2009-01-23
The HTML tax (in Python, and in general)
The HTML tax is my name for all of those bits of verbosity that you have to include when you write straight HTML, as opposed to something more compact. What do I mean by that? Well, consider all of the things that you need for a well formed, standards compliant basic HTML web page these days.
A relatively minimal page needs a doctype, a <head> section with
a <title> and ideally a <meta> declaration for the charset, and
then the boilerplate of the <body> tag. If sensibly formatted (by
my standards) that is at least six lines before I get to do anything
more interesting than pass in the title text. After that comes a steady
drizzle of closing tags in the actual content, most of which are just
a distraction from what actually matters.
Does the formatting of the HTML matter? Yes, absolutely; because this is directly embedded in your source code, it needs to be readable just like the rest of your source code. One of my issues with the HTML tax in Python specifically is that I think that sensible HTML formatting does not look very much like natural Python code formatting, so you have an appearance clash in your code; things change abruptly from style to style, interrupting the visual flow of your source. (Well, of my source.)
This isn't the end of it, because six lines is too much verbosity to
inline every time you want to produce a different HTML page.
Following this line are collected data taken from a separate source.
# alibaba/EasyParallelLibrary

Measured on AMD Instinct MI355X. Metric: samples_per_sec, higher is better.
Workload: dtype bf16; 1 GPU; model=bert-large, global_batch=128, seq_len=512, parallelism=dp1

## Files before the change

csrc/bindings.hip:

```cpp

#include <hip/hip_runtime.h>
#include <torch/extension.h>
#include <ATen/hip/impl/HIPStreamMasqueradingAsCUDA.h>

#include <cstdint>

namespace epl {
void register_comm(py::module& m);
}

extern "C" {
void epl_fused_adamw(float*, unsigned short*, const void*, bool, float*,
                     float*, int64_t, float, float, float, float, float, int,
                     float, hipStream_t);
void epl_lamb_phase1(const float*, const void*, bool, float*, float*, float*,
                     const int*, float*, float*, int64_t, float, float, float,
                     float, int, float, hipStream_t);
void epl_lamb_phase2(float*, unsigned short*, const float*, const int*,
                     const float*, int64_t, float, hipStream_t);
void epl_layer_norm_fwd(void*, const void*, const void*, void*, const void*,
                        const void*, float*, float*, int64_t, int64_t, float,
                        bool, hipStream_t);
void epl_layer_norm_bwd(void*, float*, float*, const void*, const void*,
                        const void*, const float*, const float*, float*,
                        float*, int64_t, int64_t, int64_t, bool,
                        hipStream_t);
void epl_bias_gelu_fwd(void*, const void*, const void*, int64_t, int64_t,
                       bool, hipStream_t);
void epl_bias_gelu_bwd(void*, float*, const void*, const void*, const void*,
                       float*, int64_t, int64_t, int64_t, bool,
                       hipStream_t);
void epl_ce_rowstats(const void*, const int64_t*, float*, float*, float*,
                     int64_t, int64_t, int64_t, int64_t, bool, hipStream_t);
void epl_ce_backward(void*, const void*, const int64_t*, const float*,
                     const float*, const float*, int64_t, int64_t, int64_t,
                     int64_t, float, bool, hipStream_t);
void epl_scale(void*, int64_t, float, bool, hipStream_t);
void epl_f32_to_bf16(unsigned short*, const float*, int64_t, hipStream_t);
void epl_bf16_to_f32(float*, const unsigned short*, int64_t, hipStream_t);
void epl_sqnorm(const void*, int64_t, float*, bool, hipStream_t);
void epl_colsum(void*, const void*, float*, int64_t, int64_t, int64_t,
                bool, hipStream_t);
void run_mfma_probe(const unsigned short*, const unsigned short*, float*,
                    hipStream_t);
void run_tr_read_probe(short*, short*, int, hipStream_t);
void epl_moe_dispatch_fwd(void*, const void*, const int64_t*,
                          const int64_t*, const int64_t*, int64_t, int64_t,
                          int64_t, hipStream_t);
void epl_moe_dispatch_bwd(void*, const void*, const int64_t*,
                          const int64_t*, const int64_t*, int64_t, int64_t,
                          int64_t, int64_t, hipStream_t);
void epl_moe_combine_fwd(void*, const void*, const float*, const int64_t*,
                         const int64_t*, const int64_t*, int64_t, int64_t,
                         int64_t, int64_t, hipStream_t);
void epl_moe_combine_bwd(void*, float*, const void*, const void*,
                         const float*, const int64_t*, const int64_t*,
                         const int64_t*, int64_t, int64_t, int64_t,
                         hipStream_t);
void epl_attn_fwd(const void*, const void*, const void*, void*, float*,
// ... 107 lines not shown
                     cols, (float)eps, bf16, cur_stream());
}

void layer_norm_bwd(at::Tensor dx, at::Tensor dgamma, at::Tensor dbeta,
                    at::Tensor dy, at::Tensor x, at::Tensor gamma,
                    at::Tensor mean, at::Tensor rstd) {
  const bool bf16 = is_bf16(x);
  const int64_t cols = x.size(-1);
  const int64_t rows = x.numel() / cols;
  TORCH_CHECK(!bf16 || cols % 8 == 0, "bf16 LayerNorm needs cols % 8 == 0");
  TORCH_CHECK((size_t)cols * 2 * sizeof(float) <= 128 * 1024,
              "LayerNorm backward supports cols <= 16384");
  check(dgamma, at::kFloat, "dgamma");
  check(dbeta, at::kFloat, "dbeta");
  float* dgp = nullptr;
  float* dbp = nullptr;
  at::Tensor ws;
  const bool fast = bf16 && cols % 8 == 0 && cols <= 2048;
  int64_t nparts = 0;
  if (fast) {
    const int64_t wave_rows = (rows + 3) / 4;
    nparts = (wave_rows < 1024 ? wave_rows : 1024) * 4;
    ws = at::empty({2, nparts, cols}, dgamma.options());
    dgp = ws.data_ptr<float>();
    dbp = dgp + nparts * cols;
  }
  epl_layer_norm_bwd(dx.data_ptr(), dgamma.data_ptr<float>(),
                     dbeta.data_ptr<float>(), dy.data_ptr(), x.data_ptr(),
                     gamma.data_ptr(), mean.data_ptr<float>(),
                     rstd.data_ptr<float>(), dgp, dbp, nparts, rows, cols,
                     bf16, cur_stream());
}

void bias_gelu_fwd(at::Tensor out, at::Tensor x, at::Tensor bias) {
  const bool bf16 = is_bf16(x);
  const int64_t cols = x.size(-1);
  const int64_t rows = x.numel() / cols;
  TORCH_CHECK(!bf16 || cols % 8 == 0, "bf16 bias_gelu needs cols % 8 == 0");
  epl_bias_gelu_fwd(out.data_ptr(), x.data_ptr(), bias.data_ptr(), rows, cols,
                    bf16, cur_stream());
}

void bias_gelu_bwd(at::Tensor dx, at::Tensor dbias, at::Tensor dy,
                   at::Tensor x, at::Tensor bias) {
  const bool bf16 = is_bf16(x);
  const int64_t cols = x.size(-1);
  const int64_t rows = x.numel() / cols;
  TORCH_CHECK(!bf16 || cols % 8 == 0, "bf16 bias_gelu needs cols % 8 == 0");
  TORCH_CHECK((size_t)cols * sizeof(float) <= 128 * 1024,
              "bias_gelu backward supports cols <= 32768");
  check(dbias, at::kFloat, "dbias");
  float* dbp = nullptr;
  int64_t nwaves = 0;
  at::Tensor ws;
  if (bf16 && cols % 512 == 0) {
    const int64_t segs = cols / 512;
    int64_t per_seg = rows < 1024 ? rows : 1024;
    per_seg = (per_seg + 3) / 4 * 4;
    nwaves = segs * per_seg;
    ws = at::empty({nwaves, 512}, dbias.options());
    dbp = ws.data_ptr<float>();
  }
  epl_bias_gelu_bwd(dx.data_ptr(), dbias.data_ptr<float>(), dy.data_ptr(),
                    x.data_ptr(), bias.data_ptr(), dbp, nwaves, rows, cols,
                    bf16, cur_stream());
}
// ... 220 lines not shown
}
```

So you
rapidly start coming up with some way to pass around strings to be
put together with these six or so lines to make up your full error
pages or results pages. I think that this inevitably winds up being
templating via functions, where you call error("Thing A went wrong"),
error() wraps its string argument in your standard error blurb and
calls stdpage(bodyconts), stdpage() wraps its string argument in
your standard page boilerplate, and a large blob of HTML eventually
comes out the end.
Templating via functions is not bad, exactly (as long as you keep it simple enough), but the problem is that the HTML tax (and all of the structure that you've built to get around it) serves as a strong disincentive to deviate from the canned structure, even when it would make for better messages to the user. In other words, once you have a canned error routine, everything becomes a canned error. By contrast, by reducing the tax overhead, simple HTML generation systems encourage creating specialized HTML pages when you could use them, instead of relying on generic ones with some blanks filled in.
(To rephrase a previous entry, templating systems don't solve this problem because they (generally) don't make it much easier to create a new specialized 'template' than writing straight HTML.)